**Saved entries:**
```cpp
enum : u32 { MAT_ALBEDO = 0, MAT_ROUGH = 3, MAT_METAL = 4, MAT_GLASS = 5, MAT_OPACITY = 6, MAT_EMIT = 7, MAT_MAP = 8, MAT_FLAGS = 14 };
enum : u32 { MATF_BILINEAR = 1u, MATF_CLAMP_V = 2u };
enum : u32 { MAP_TEX = 0, MAP_ROUGH = 1, MAP_METAL = 2, MAP_GLASS = 3, MAP_OPACITY = 4, MAP_EMIT = 5 };

enum : u32 { LIGHT_KIND = 0, LIGHT_V = 1, LIGHT_PWR = 4, LIGHT_COLOR = 5 };

enum : u32 { TEX_W = 0, TEX_H = 1, TEX_OFF = 2, TEX_FMT = 3 };
enum : u32 { TEXFMT_NONE = 0, TEXFMT_F32 = 1, TEXFMT_U8 = 2 };

enum : u32 { ENV_W = 0, ENV_H = 1, ENV_OFF = 2, ENV_FMT = 3, ENV_MAP = 4, ENV_ROT = 5, ENV_PWR = 6, ENV_FLAGS = 7 };
enum : u32 { ENVF_BILINEAR = 1u };
constexpr u32 ENV_WORDS = 8;
enum : u32 { ENVMAP_SPHERE = 0, ENVMAP_LATLONG = 1 };

enum : u32 { MESH_TRI0 = 0, MESH_NTRI = 1, MESH_ROOT = 2, MESH_LEAF0 = 3, MESH_TBVH = 4, MESH_NIDS = 5, MESH_BC = 6, MESH_BH = 9 };
constexpr u32 NO_NODE = 0xffffffffu;

enum : u32 { NODE_HALF = 0, NODE_REL = 3, NODE_FIRST = 6, NODE_COUNT = 7 };

constexpr u32 B4_WORDS = 28;
constexpr u32 B4_INTERNAL = 0x80000000u;
constexpr u32 kWalkCapMin = 8u, kWalkCapMax = 16u, kWalkCapDefault = 16u;
enum : u32 { B4_CX = 0, B4_CY = 4, B4_CZ = 8, B4_HX = 12, B4_HY = 16, B4_HZ = 20, B4_CHILD = 24 };
constexpr u32 BVH_WORDS = 8;
constexpr u32 MEMB_SLOT_BITS = 22u, MEMB_SLOT_MASK = (1u << MEMB_SLOT_BITS) - 1u;
enum : u32 { BVH_C = 0, BVH_H = 3, BVH_SKIP = 6, BVH_LEAF = 7 };
constexpr u32 BVH_END = 0xffffffffu;

enum : u32 { KIND_SPHERE = 0, KIND_PLANE = 1, KIND_BOX = 2, KIND_TRIANGLE = 3, KIND_MESH = 4 };
enum : u32 { LK_POINT = 0, LK_DIR = 1 };

constexpr u32 kChunk = 16;

struct Params {
    u32 nw, nh;
    u32 local_rows, shard_index, shard_count, shard_rows;
    u32 n_samples, sample_base;
    u32 k_split;
    u32 to_planes;
    u32 seed_lo, seed_hi;
    u32 bounce;
    float q;
    float w, h, aspect;
    float inv2tan;
    float cam_pos[3];
    float aprt, foc;
    float cam_L[9], cam_R[9];
    u32 cam_ident;
    float sky[3];
    float sky_init[3];
    u32 n_rend, n_light, n_inst;
    u32 n_lin, n_bvh_nodes;
    float inst_ksq;
    float inst_k, inst_kpos;
    u32 off_lin, off_bvh, off_bvhinst;
    u32 off_cam;
    u32 off_rend, off_inst, off_instx, off_xf, off_mat, off_light, off_tex, off_lut, off_mesh, off_tri, off_node, off_leaf;
    u32 off_tbvh, off_memb, off_membe, off_parent;
    u32 n_tbvh_hot;
    u32 walk_cap;
    u32 blob_words;
    u32 lds_words;
    u32 lds_words_warm;
    u32 lds_words_hot;
    u32 tiles_x, tiles_y;
    u32 count_segments;
    const u32 *blob;
    float *accum;
    float *partial;
    unsigned long long partial_stride;
    unsigned long long *segments;
    u32 *tile_counter;
    u32 persist_grid;
    u32 off_env;
    u32 off_axis;
    u32 axis_scan;
};
static_assert(sizeof(Params) % 8 == 0 && offsetof(Params, axis_scan) + 4 == sizeof(Params), "Params has no tail padding");

// ... 25 lines not shown
```

### micro_raytracer_amd/csrc/mrt_trace.h

```cpp
#pragma once
#include "mrt_scene.h"

namespace mrt {

#ifndef MRT_UNIFORM_TAG
#define MRT_UNIFORM_TAG 1
#endif
#ifndef MRT_T0_FROM_KEY
#define MRT_T0_FROM_KEY 1
#endif
#ifndef MRT_NZFIN_PRODUCT
#define MRT_NZFIN_PRODUCT 1
#endif
#ifndef MRT_SHADOW_QUEUE
#define MRT_SHADOW_QUEUE 0
#endif
#ifndef MRT_LEAF_QUEUE
#define MRT_LEAF_QUEUE 8u
#endif
constexpr u32 kLeafQueue = MRT_LEAF_QUEUE;

#ifndef MRT_PROBE
#define MRT_PROBE(phase)
#endif
#ifndef MRT_COUNT
#define MRT_COUNT(counter)
#endif
#ifndef MRT_PROBE_INST
#define MRT_PROBE_INST(i)
#endif
#if defined(MRT_PHASE_TIMING) && defined(__HIP_DEVICE_COMPILE__)
#define MRT_TICK(slot) do { const unsigned long long now_ = __builtin_amdgcn_s_memtime(); phase_ticks[slot] += now_ - phase_last; phase_last = now_; } while (0)
#define MRT_TICK_DECL unsigned long long phase_ticks[4] = {0ull, 0ull, 0ull, 0ull}; unsigned long long phase_last = __builtin_amdgcn_s_memtime()
#define MRT_TICK_OUT(dst) do { for (int k_ = 0; k_ < 4; ++k_) (dst)[k_] = phase_ticks[k_]; } while (0)
#else
#define MRT_TICK(slot)
#define MRT_TICK_DECL
#define MRT_TICK_OUT(dst)
#endif
#ifndef MRT_PROBE_FALLBACK
#define MRT_PROBE_FALLBACK(ro, rd, dd)
#endif
#ifndef MRT_PROBE_ROUND
#define MRT_PROBE_ROUND(steps, tris, membs)
#endif
enum : u32 { CT_TRACE = 0, CT_LIN_TEST, CT_BVH_NODE, CT_BVH_TEST, CT_MESH_CALL, CT_MESH_ROOT_HIT, CT_TBVH_NODE, CT_TBVH_TRI, CT_TBVH_TRI_HIT, CT_MEMB_BOX, CT_TRACE_ANY, CT_WALK_OVERFLOW, CT_WALK_ROUND, CT_REF_TRI, CT_REF_BOX, CT_AXIS_SCAN, CT_COUNT };
enum : u32 { PH_ITER = 0, PH_REGEN, PH_SPHERE_MATH, PH_PLANE_HIT, PH_SHADE, PH_NORMAL_NONPLANE, PH_SCATTER1, PH_SCATTER2, PH_REFRACT, PH_EMIT_END, PH_LIGHTS, PH_COUNT };

constexpr float kE = 0.0001f;
constexpr float kBig = 1.0f / 0.0001f;

struct V3 { float x, y, z; };
MRT_HD V3 v3(float x, float y, float z) { V3 r; r.x = x; r.y = y; r.z = z; return r; }
MRT_HD V3 add(V3 a, V3 b) { return v3(a.x + b.x, a.y + b.y, a.z + b.z); }
MRT_HD V3 sub(V3 a, V3 b) { return v3(a.x - b.x, a.y - b.y, a.z - b.z); }
MRT_HD float dot(V3 a, V3 b) { return a.x * b.x + a.y * b.y + a.z * b.z; }
MRT_HD V3 muls(V3 a, float s) { return v3(a.x * s, a.y * s, a.z * s); }
MRT_HD V3 neg(V3 a) { return v3(-a.x, -a.y, -a.z); }
MRT_HD V3 hadam(V3 a, V3 b) { return v3(a.x * b.x, a.y * b.y, a.z * b.z); }
MRT_HD V3 cross(V3 a, V3 b) { return v3(a.y * b.z - a.z * b.y, a.z * b.x - a.x * b.z, a.x * b.y - a.y * b.x); }
MRT_HD float mag(V3 a) { return sqrt_(a.x * a.x + a.y * a.y + a.z * a.z); }
MRT_HD V3 norm(V3 a) { return muls(a, recip_sqrt_(a.x * a.x + a.y * a.y + a.z * a.z)); }
MRT_HD V3 reflect(V3 d, V3 n) { return sub(d, muls(n, 2.0f * dot(d, n))); }
MRT_HD V3 m3mul(const float *m, V3 v)
{
    return v3(m[0] * v.x + m[1] * v.y + m[2] * v.z, m[3] * v.x + m[4] * v.y + m[5] * v.z, m[6] * v.x + m[7] * v.y + m[8] * v.z);
}
MRT_HD V3 ld3(const float *F, u32 i) { return v3(F[i], F[i + 1], F[i + 2]); }
struct alignas(16) F4 { float x, y, z, w; };
MRT_HD F4 ld4(const float *F, u32 i) { return *reinterpret_cast<const F4 *>(F + i); }
MRT_HD u32 ldu(const float *F, u32 i) { return f2u(F[i]); }
struct alignas(8) F2 { float x, y; };
MRT_HD F2 ld2(const float *F, u32 i) { return *reinterpret_cast<const F2 *>(F + i); }

MRT_HD bool nzfin(float x)
{
#if defined(__HIP_DEVICE_COMPILE__)
    return __builtin_amdgcn_classf(x, 0x198);
#else
    const float a = fabs_(x);
    return a > 0.0f && a < kInf;
#endif
}
MRT_HD bool nzfin3(V3 v) { return nzfin(v.x) && nzfin(v.y) && nzfin(v.z); }
MRT_HD bool nzfin3_product(V3 v) { return MRT_NZFIN_PRODUCT ? nzfin((v.x * v.y) * v.z) : nzfin3(v); }
MRT_HD u32 mul24(u32 a, u32 b)
{
    return (a & 0xffffffu) * (b & 0xffffffu);
}
MRT_HD void sched_fence()
{
#if defined(__HIP_DEVICE_COMPILE__)
    __builtin_amdgcn_sched_barrier(0);
#endif
}
MRT_HD u32 opaque_v(u32 x)
{
#if defined(__HIP_DEVICE_COMPILE__)
    asm volatile("" : "+v"(x));
#endif
    return x;
}
MRT_HD u32 opaque_s(u32 x)
{
#if defined(__HIP_DEVICE_COMPILE__)
    asm volatile("" : "+s"(x));
#endif
    return x;
}
MRT_HD u32 lowest_bit(u32 x) { return (u32)__builtin_ctz(x | 0x80000000u); }

MRT_HD V3 xf_full(const float *X, V3 v) { return m3mul(X + XF_R, m3mul(X + XF_L, v)); }
MRT_HD V3 xf_vec(const float *X, bool ident, V3 v)
{
    if (ident && nzfin3_product(v)) return v;
    return xf_full(X, v);
}

MRT_HD V3 recip_patched(V3 d)
{
    V3 m;
#if defined(MRT_FAST_IEEE)
    if (wave_all(in_window(d.x) && in_window(d.y) && in_window(d.z))) {
        m = v3(div_core_(1.0f, d.x, rcp_refined_(d.x)), div_core_(1.0f, d.y, rcp_refined_(d.y)), div_core_(1.0f, d.z, rcp_refined_(d.z)));
        return m;
    }
#endif
    m = v3(1.0f / d.x, 1.0f / d.y, 1.0f / d.z);
    if (fabs_(m.x) == kInf) m.x = kBig;
// ... 607 lines not shown
        }
        for (;;) {
            u32 leaf_a = 0u, leaf_b = 0u;
            u32 probe_steps = 0, probe_membs = 0; (void)probe_steps; (void)probe_membs;
            bool walking = node != BVH_END;
            while (walking) {
                ++probe_steps;
                const F4 na = ld4(B0, node * BVH_WORDS), nb = ld4(B0, node * BVH_WORDS + 4);
                MRT_COUNT(CT_TBVH_NODE);
                const u32 skip = f2u(nb.z);
                const u32 leaf = f2u(nb.w), child = node + 1u;
                const bool hit = cull_hit(R, na.x, na.y, na.z, na.w, nb.x, nb.y);
                const u32 cand = hit ? leaf : 0u;
                const bool have_a = leaf_a != 0u;
                leaf_b |= have_a ? cand : 0u;
                leaf_a |= have_a ? 0u : cand;
                node = hit ? child : skip;
                walking = node != BVH_END && leaf_b == 0u;
            }
            if (leaf_a == 0u) { MRT_PROBE_ROUND(probe_steps, 0u, 0u); break; }
            const u32 cnt_a = leaf_a >> 24, first_a = leaf_a & 0xffffffu, cnt_b = leaf_b >> 24, first_b = leaf_b & 0xffffffu;
            MRT_PROBE_ROUND(probe_steps, cnt_a + cnt_b, 0u);
            for (u32 j = 0; j < cnt_a + cnt_b; ++j) {
                const u32 id = j < cnt_a ? first_a + j : first_b + (j - cnt_a);
                const float *T = CT + P.off_tri + (tri0 + id) * TRI_WORDS;
                float t;
                MRT_COUNT(CT_TBVH_TRI);
                if (!tri_isect(add(ld3(T, 0), pos), ld3(T, 3), ld3(T, 6), ro, rd, t)) continue;
                MRT_COUNT(CT_TBVH_TRI_HIT);
                u32 sl, sh;
                if (!memb_candidate<ANY>(S, C, tri0, root, id, ro, m, pos, sl, sh)) continue;
                if (ANY) return true;
                tri_take(best, t, id, sl, sh, t0, i0, t1, i1);
            }
        }
        return best.any;
    }

    count_fallback(P, 7);
    MRT_PROBE_FALLBACK(ro, rd, dd);
    return mesh_isect_ref<ANY, FEAT>(S, mesh, ro, rd, m, pos, t0, i0, t1, i1);
}

#if defined(__HIP_DEVICE_COMPILE__)
MRT_HD u32 wave_uniform(u32 v) { return (u32)__builtin_amdgcn_readfirstlane((int)v); }
#else
MRT_HD u32 wave_uniform(u32 v) { return v; }
#endif
template <bool ANY, u32 FEAT, bool UNIFORM = false>
MRT_HD bool isect_instance(const Scn &S, const RayPre &ray, u32 i, const F4 &ia, const F4 &ib, float &t0, float &t1, i32 &i0, i32 &i1, const float *X0 = nullptr)
{
    const float *F = S.U;
    const Params &P = *S.P;
    const V3 pos = v3(ia.x, ia.y, ia.z);
    const u32 tag = (UNIFORM && (FEAT & F_TRI) && MRT_UNIFORM_TAG) ? wave_uniform(f2u(ib.x)) : f2u(ib.x);
    const u32 kind = (UNIFORM && (FEAT & F_IDENT)) ? wave_uniform(tag & TAG_KIND_MASK) : (tag & TAG_KIND_MASK);
    const bool ident = (FEAT & F_IDENT) ? true : (tag & TAG_IDENT) != 0;
    const float *X = (FEAT & F_IDENT) ? X0 : F + P.off_xf + (tag >> TAG_XF_SHIFT);
    const V3 ro = add(pos, xf_vec(X, ident, sub(ray.o, pos)));
    const bool fast_d = (FEAT & F_IDENT) ? true : (ident && ray.d_ok);
    V3 rd = ray.d, m = ray.m;
    float dd = ray.dd;
    if (!fast_d) {
        rd = xf_full(X, ray.d);
        if constexpr (FEAT & F_BOX) m = recip_patched(rd);
        dd = dot(rd, rd);
    }
    t0 = 0.0f; t1 = 0.0f; i0 = -1; i1 = -1;
    if (kind == KIND_SPHERE) return sphere_isect(ia.w, sub(ro, pos), rd, dd, t0, t1);
    if (kind == KIND_PLANE) { const bool h = plane_isect(v3(ib.y, ib.z, ib.w), ia.w, ro, rd, t0); t1 = t0; return h; }
    if ((FEAT & F_BOX) && kind == KIND_BOX) return box_isect(v3(ia.w, ib.y, ib.z), ro, m, pos, t0, t1);
    if (FEAT & F_TRI) {
        const float *R = F + P.off_rend + ldu(F, P.off_instx + i * INSTX_WORDS + INSTX_REND) * REND_WORDS;
        if (kind == KIND_TRIANGLE) {
            const bool h = tri_isect(add(ld3(R, REND_GEO), pos), ld3(R, REND_GEO + 3), ld3(R, REND_GEO + 6), ro, rd, t0);
            t1 = t0;
            return h;
        }
        if ((FEAT & F_BOX) && kind == KIND_MESH) return mesh_isect<ANY, FEAT>(S, ldu(R, REND_GEO), ro, rd, dd, m, pos, t0, i0, t1, i1);
    }
    return false;
}

template <bool V> struct BoolTag { static constexpr bool value = V; };
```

**What the task requires:**
For the string "kBig", go through the entries above and copy each line where it occurs.

**Solution to the problem:**
constexpr float kBig = 1.0f / 0.0001f;
    if (fabs_(m.x) == kInf) m.x = kBig;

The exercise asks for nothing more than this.